Stored data
= = = =

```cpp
RustError snarkvm_hip_devtest_msm_tail(int arith, int stage, const int32_t* geom, const void* points, size_t npoints, const int32_t* terms, const uint64_t* seeds,
                                       size_t nentries, const uint32_t* start, const uint32_t* cnt, size_t nbt, void* out, uint32_t* status, uint32_t* flags, size_t nout,
                                       uint32_t* aux) {
    API_BEGIN
    if (arith < 0 || arith > 2 || stage < TT_REDUCE || stage > TT_SPARSE) tt_bad("devtest_msm_tail: arith must be 0 .. 2, stage 0 .. 3", __LINE__);
#ifdef SV_NO_G2
    if (arith == 2) throw hip_failure{hipErrorNotSupported, "this development build was compiled without G2 (SV_NO_G2)", __LINE__};
#endif
    if (!geom || !points || !terms || !seeds || !start || !cnt || !out || !status || !flags || (stage == TT_REDUCE && !aux))
        tt_bad("devtest_msm_tail: null argument", __LINE__);
    tt_args_t a;
    a.stage = stage;
    a.g = {geom[0], geom[1], geom[2], geom[3], geom[4], geom[5], geom[6], geom[7], geom[8], geom[9], geom[10], geom[11]};
    const tt_geom_t& g = a.g;
    auto threads_ok = [](int t) { return t == 64 || t == 128 || t == 256; };
    if (npoints == 0 || npoints > 4096 || nbt == 0 || nbt > ((size_t)1 << 17) || nentries > ((size_t)1 << 20)) tt_bad("devtest_msm_tail: sizes out of range", __LINE__);
    if ((g.hex != 0 && g.hex != 1) || g.quads < 0 || g.quads > 3 || (g.run_fix != 0 && g.run_fix != 1) || (arith != 2 && (g.hex || g.run_fix)))
        tt_bad("devtest_msm_tail: hex, quads or run_fix out of range (hex and run_fix are G2 switches)", __LINE__);
    size_t want_out = 0;
    bool contiguous = false;
    if (stage == TT_REDUCE) {
        if (g.S2 < 2 || g.S2 > 64) tt_bad("devtest_msm_tail: S2 must be 2 .. 64", __LINE__);
        size_t T = 0;
        for (size_t k = 0; k < nbt; k++) T += ((size_t)cnt[k] + g.S2 - 1) / g.S2;
        if (nout < T || nout > T + 4096 || nout == 0) tt_bad("devtest_msm_tail: nout must cover the round's partial sums (and at most 4096 more)", __LINE__);
        want_out = nout;
    } else if (stage == TT_MERGE) {
        if (g.L < 1 || g.L > 8 || g.slot < 0 || g.slot >= g.L) tt_bad("devtest_msm_tail: L must be 1 .. 8, slot < L", __LINE__);
        want_out = nbt * (size_t)g.L;
    } else if (stage == TT_FOLD) {
        if (g.m < 1 || g.hb < 1 || g.hb > g.m || g.hb > 11 || g.m > 11 || g.W < 1 || g.W > 64) tt_bad("devtest_msm_tail: fold geometry out of range (1 <= hb <= m <= 11)", __LINE__);
        if (!threads_ok(g.fold_threads) || !threads_ok(g.plane_threads)) tt_bad("devtest_msm_tail: threads must be 64, 128 or 256", __LINE__);
        if (((g.quads & 2) && g.fold_threads == 64) || ((g.quads & 1) && g.plane_threads == 64)) tt_bad("devtest_msm_tail: no quad-strided loop with 64 threads", __LINE__);
        if (nbt != ((size_t)g.W << (g.m + g.hb))) tt_bad("devtest_msm_tail: nbt must be W * 2^(m + hb)", __LINE__);
        want_out = ((size_t)g.W << (g.m + 1)) + 2 * (size_t)g.W * (g.m + 1);
        contiguous = true;
    } else {
        if (g.nb < 2 || g.nb > 1024 || (g.nb & (g.nb - 1)) || g.W < 1 || g.W > 64) tt_bad("devtest_msm_tail: nb must be a power of two, 2 .. 1024", __LINE__);
        if (!threads_ok(g.plane_threads) || g.quads) tt_bad("devtest_msm_tail: threads must be 64, 128 or 256, and the unfolded planes have no quad-strided loop", __LINE__);
        if (nbt != (size_t)g.W * g.nb) tt_bad("devtest_msm_tail: nbt must be W * nb", __LINE__);
        int nbits = 1;
        while ((1 << (nbits - 1)) < g.nb) nbits++;
        want_out = (size_t)g.W * nbits;
        contiguous = true;
    }
    if (nout != want_out) tt_bad("devtest_msm_tail: nout does not match the stage's outputs", __LINE__);
    for (size_t k = 0; k < nbt; k++) {
        if ((size_t)start[k] + cnt[k] > nentries) tt_bad("devtest_msm_tail: a list overruns the entries", __LINE__);
        if (contiguous && start[k + 1] != start[k] + cnt[k]) tt_bad("devtest_msm_tail: the fold and the bit planes walk lists laid out bucket after bucket", __LINE__);
    }
    if (contiguous && (start[0] != 0 || start[nbt] != nentries)) tt_bad("devtest_msm_tail: the lists must cover the entries", __LINE__);
    a.points = (const uint8_t*)points;
    a.npoints = npoints;
    a.terms = terms;
    a.seeds = seeds;
    a.nentries = nentries;
    a.start = start;
    a.cnt = cnt;
    a.nbt = nbt;
    a.out = (uint32_t*)out;
    a.status = status;
    a.flags = flags;
    a.nout = nout;
    a.aux = aux;
    if (arith == 0) tt_run<fq_t, fq_t, 104>(c, a);
    if (arith == 1) tt_run<fqz_t, fq_t, 104>(c, a);
#ifndef SV_NO_G2
    if (arith == 2) tt_run<fq2_t, fq2_t, 200>(c, a);
#endif
    API_END
}

}
```
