# frgfm/Holocron

Measured on NVIDIA H100. Metric: images/sec RepVGG-A0 224^2 bf16 train, higher is better.
Workload: dtype bf16

## Files before the change

holocron_b200/csrc/conv_common.cuh:

```cuda
#pragma once
#include <cuda_runtime.h>
#include <type_traits>
#include "common.cuh"
#include "tc_common.cuh"
#include "tmap.cuh"

namespace conv {

constexpr int kThreads = 384;
constexpr int kConsumers = 256;

__device__ __forceinline__ void consumer_sync() { asm volatile("bar.sync 1, 256;" ::: "memory"); }

struct Ring {
  int stage = 0;
  uint32_t phase = 0;
  __device__ __forceinline__ void next(int n) {
    if (++stage == n) { stage = 0; phase ^= 1; }
  }
  __device__ __forceinline__ static Ring at(int k, int n) { return Ring{k % n, (uint32_t)(k / n) & 1}; }
};

__device__ __forceinline__ void add_residual16(uint4& val, const uint4& rv, bool relu) {
  __nv_bfloat162* a = reinterpret_cast<__nv_bfloat162*>(&val);
  const __nv_bfloat162* b = reinterpret_cast<const __nv_bfloat162*>(&rv);
#pragma unroll
  for (int jj = 0; jj < 4; ++jj) {
    float2 fa = __bfloat1622float2(a[jj]), fb = __bfloat1622float2(b[jj]);
    fa.x += fb.x; fa.y += fb.y;
    if (relu) { fa.x = hb::relu_nan(fa.x); fa.y = hb::relu_nan(fa.y); }
    a[jj] = __floats2bfloat162_rn(fa.x, fa.y);
  }
}

__device__ __forceinline__ void accum_pair(float4& s, const uint8_t* staged) {
  const float2 f = __bfloat1622float2(*reinterpret_cast<const __nv_bfloat162*>(staged));
  s.x += f.x; s.y += f.y; s.z = fmaf(f.x, f.x, s.z); s.w = fmaf(f.y, f.y, s.w);
}
__device__ __forceinline__ float2 fold_stats(const float4* scratch, int rgs, int npairs, int c) {
  const int pr = c >> 1, hi = c & 1;
  float sv = 0.f, qv = 0.f;
  for (int rg = 0; rg < rgs; ++rg) {
    const float4 v = scratch[rg * npairs + pr];
    sv += hi ? v.y : v.x;
    qv += hi ? v.w : v.z;
  }
  return make_float2(sv, qv);
}
__device__ __forceinline__ void store_stats(float* stats, int slot, int Cout, int channel, float2 v) {
  *reinterpret_cast<float2*>(stats + ((size_t)slot * Cout + channel) * 2) = v;
}

template <auto kKernel, typename... Args>
cudaError_t launch(int grid, size_t smem_bytes, cudaStream_t stream, const Args&... args) {
  static const cudaError_t attr =
      cudaFuncSetAttribute(kKernel, cudaFuncAttributeMaxDynamicSharedMemorySize, 227 * 1024);
  if (attr != cudaSuccess) return attr;
  kKernel<<<grid, kThreads, smem_bytes, stream>>>(args...);
  g_hb_launches.fetch_add(1, std::memory_order_relaxed);
  return cudaGetLastError();
}

template <int kStep, int kMax, int W = kStep, typename F>
cudaError_t dispatch_width(int w, F&& f) {
  if (w == W) return f(std::integral_constant<int, W>{});
  if constexpr (W + kStep <= kMax) return dispatch_width<kStep, kMax, W + kStep>(w, f);
  else return cudaErrorInvalidValue;
}

}

int hb_conv_rows_try(const void* x, const void* w, void* y, const float* bias, const void* residual, int N, int H, int W,
                     int Cin, int Cout, int act, int num_ctas, cudaStream_t stream, int nextra, const void* const* xe,
                     const void* const* we, float* stats, int* stat_slots);
int hb_wgrad_rows_try(const void* x, const void* dy, const void* dy1, float* ws, size_t ws_bytes, int N, int H, int W,
                      int Cin, int Cout, int num_ctas, cudaStream_t stream, int* slices_out);
size_t hb_wgrad_rows_workspace_bytes(int N, int H, int W, int Cin, int Cout, int R, int S, int stride, int pad, int dil,
                                     int num_ctas, int has_b1);
```

holocron_b200/csrc/conv_fprop.cu:

```cuda
#include <stdlib.h>
#include "conv_common.cuh"
#include "holocron_b200.h"

namespace {

using namespace tc;
using namespace conv;

constexpr int kBM = 128;
constexpr int kBK = 64;
constexpr int kMmaK = 16;
constexpr int kProducerRegs = 40;
constexpr int kConsumerRegs = 232;
constexpr int kABytes = kBM * kBK * 2;
constexpr int kSmemMax = 227 * 1024;

struct FpropParams {
  int m_total;
  int Ho, Wo;
  int stride, pad_h, pad_w, dil;
  int R, S;
  int Cin, Cout;
  int num_m_tiles, num_n_tiles;
  int cblocks;
// ... 322 lines not shown
  p.e_mode = kext ? 1 : (dual ? 2 : 0);
  const int ce = kext ? a.Ce : (dual ? Cin : 0);
  p.e_cblocks = (ce + kBK - 1) / kBK;
  p.e_ksteps_last = p.e_cblocks ? ((ce - (p.e_cblocks - 1) * kBK) + kMmaK - 1) / kMmaK : 0;
  p.b_stage_bytes = ((BN * 128) + 1023) & ~1023;
  p.out_pitch = (BN < 64 ? BN : 64) * 2 + 16;
  const int out_bytes = ((((kBM * p.out_pitch + 15) & ~15) + kBM * 8) + 1023) & ~1023;
  const int stage_bytes = kABytes + p.b_stage_bytes;
  int stages = (kSmemMax - 1024 - out_bytes - 2 * 8 * (int)sizeof(uint64_t)) / stage_bytes;
  if (stages > 8) stages = 8;
  if (stages < 2) return (int)cudaErrorInvalidValue;
  p.stages = stages;
  p.a_mode = (R == 1 && S == 1 && a.stride == 1 && a.pad_h == 0 && a.pad_w == 0 && a.pad_after_h == 0 &&
              a.pad_after_w == 0) ? 0 : 1;
  p.act = a.act;
  p.y = (__nv_bfloat16*)a.y;
  p.y2 = (__nv_bfloat16*)a.y2;
  p.stats = a.stats; p.stats2 = dual ? a.stats2 : nullptr;
  p.bias = a.bias;
  p.residual = (const __nv_bfloat16*)a.residual;
  p.norm_mean = a.norm_mean; p.norm_rstd = a.norm_rstd; p.norm_wsum = a.norm_wsum;
  if (p.norm_mean && (!p.norm_rstd || !p.norm_wsum || a.scatter)) return (int)cudaErrorInvalidValue;

  CUtensorMap tmA, tmB, tmA2, tmB2;
  int rc = p.a_mode == 0 ? tmap::encode_matrix(&tmA, a.x, p.m_total, Cin, kBM)
                         : tmap::encode_im2col_bf16(&tmA, a.x, a.N, a.H, a.W, Cin, a.pad_h, a.pad_w, R, S, a.dil,
                                                    a.stride, kBK, kBM, CU_TENSOR_MAP_SWIZZLE_128B, a.pad_after_h,
                                                    a.pad_after_w);
  if (rc) return rc;
  if ((rc = tmap::encode_krsc_slab(&tmB, a.w, Cout, R * S, Cin, BN))) return rc;
  tmA2 = tmA; tmB2 = tmB;
  if (kext && (rc = tmap::encode_matrix(&tmA2, a.xe, p.m_total, a.Ce, kBM))) return rc;
  if (p.e_mode && (rc = tmap::encode_krsc_slab(&tmB2, kext ? a.we : a.w2, Cout, 1, ce, BN))) return rc;

  const size_t smem_bytes = (size_t)stages * stage_bytes + out_bytes + 2 * stages * sizeof(uint64_t) + 1024;
  int per_n = grid / p.num_n_tiles;
  if (per_n < 1) per_n = 1;
  if (per_n > p.num_m_tiles) per_n = p.num_m_tiles;
  grid = per_n * p.num_n_tiles;
  if (a.stat_slots) *a.stat_slots = 2 * per_n;
  const bool stats = p.stats || p.stats2;
  return (int)dispatch_width<16, 256>(BN, [&](auto bn) {
    constexpr int kBN = decltype(bn)::value;
    if constexpr (kBN > 128) {
      if (stats) return cudaErrorInvalidValue;
      return launch<conv_fprop_kernel<false, kBN>>(grid, smem_bytes, a.stream, tmA, tmB, tmA2, tmB2, p);
    } else {
      return stats ? launch<conv_fprop_kernel<true, kBN>>(grid, smem_bytes, a.stream, tmA, tmB, tmA2, tmB2, p)
                   : launch<conv_fprop_kernel<false, kBN>>(grid, smem_bytes, a.stream, tmA, tmB, tmA2, tmB2, p);
    }
  });
}

}

extern "C" {

int hb_conv2d_fprop_bf16(const void* x, const void* w, void* y, const float* bias, const void* residual, int N, int H,
                         int W, int Cin, int Cout, int R, int S, int stride, int pad, int dil, int act, int num_ctas,
                         void* stream) {
  hb_conv_args a{};
  a.x = x; a.w = w; a.y = y; a.bias = bias; a.residual = residual;
  a.N = N; a.H = H; a.W = W; a.Cin = Cin; a.Cout = Cout; a.R = R; a.S = S; a.stride = stride; a.pad = pad; a.dil = dil;
  a.act = act; a.num_ctas = num_ctas;
  return hb_conv2d_fused_bf16(&a, nullptr, stream);
}

int hb_conv_stat_slots_max(void) { return 2 * HB_NUM_SMS * 4; }

int hb_conv2d_fused_bf16(const hb_conv_args* c, int* stat_slots, void* stream) {
  if (!c) return (int)cudaErrorInvalidValue;
  const int N = c->N, H = c->H, W = c->W, Cin = c->Cin, Cout = c->Cout, R = c->R, S = c->S;
  const int stride = c->stride, pad = c->pad, dil = c->dil;
  if (Cin % 8 != 0 || Cout % 16 != 0) return (int)cudaErrorInvalidValue;
  if (!hb::aligned16(c->x) || !hb::aligned16(c->w) || !hb::aligned16(c->y)) return (int)cudaErrorMisalignedAddress;
  if (c->w2 && (!hb::aligned16(c->w2) || !hb::aligned16(c->y2))) return (int)cudaErrorMisalignedAddress;
  const int Ho = (H + 2 * pad - dil * (R - 1) - 1) / stride + 1;
  const int Wo = (W + 2 * pad - dil * (S - 1) - 1) / stride + 1;
  if (Ho <= 0 || Wo <= 0) return (int)cudaErrorInvalidValue;
  if ((long long)N * Ho * Wo > 0x7fffffffLL) return (int)cudaErrorInvalidValue;
  if (c->w2 && pad != (R / 2) * dil) return (int)cudaErrorInvalidValue;
  if ((c->stats || c->stats2) && !stat_slots) return (int)cudaErrorInvalidValue;

  if (R == 3 && S == 3 && stride == 1 && pad == 1 && dil == 1 && !c->xe && !c->w2 && !c->norm_mean) {
    static const bool rows_enabled = getenv("HB_DISABLE_CONV_ROWS") == nullptr;
    if (rows_enabled) {
      const int rc = hb_conv_rows_try(c->x, c->w, c->y, c->bias, c->residual, N, H, W, Cin, Cout, c->act, c->num_ctas,
                                      (cudaStream_t)stream, 0, nullptr, nullptr, c->stats, stat_slots);
      if (rc != (int)cudaErrorNotSupported) return rc;
    }
  }
  FpropArgs a{};
  a.x = c->x; a.w = c->w; a.y = c->y; a.bias = c->bias; a.residual = c->residual;
  a.N = N; a.H = H; a.W = W; a.Cin = Cin; a.Cout = Cout; a.R = R; a.S = S; a.stride = stride;
  a.pad_h = a.pad_w = a.pad_after_h = a.pad_after_w = pad; a.dil = dil; a.act = c->act; a.num_ctas = c->num_ctas;
  a.Ho = Ho; a.Wo = Wo; a.stream = (cudaStream_t)stream;
  a.xe = c->xe; a.we = c->we; a.Ce = c->Ce; a.w2 = c->w2; a.y2 = c->y2;
  a.stats = c->stats; a.stats2 = c->stats2; a.stat_slots = stat_slots;
  a.norm_mean = c->norm_mean; a.norm_rstd = c->norm_rstd; a.norm_wsum = c->norm_wsum;
  return fprop_launch(a);
}
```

= = = =

About this exercise » Pull out the lines above in which the word "nbits" appears.

Result of the exercise »
        int nbits = 1;
        while ((1 << (nbits - 1)) < g.nb) nbits++;
        want_out = (size_t)g.W * nbits;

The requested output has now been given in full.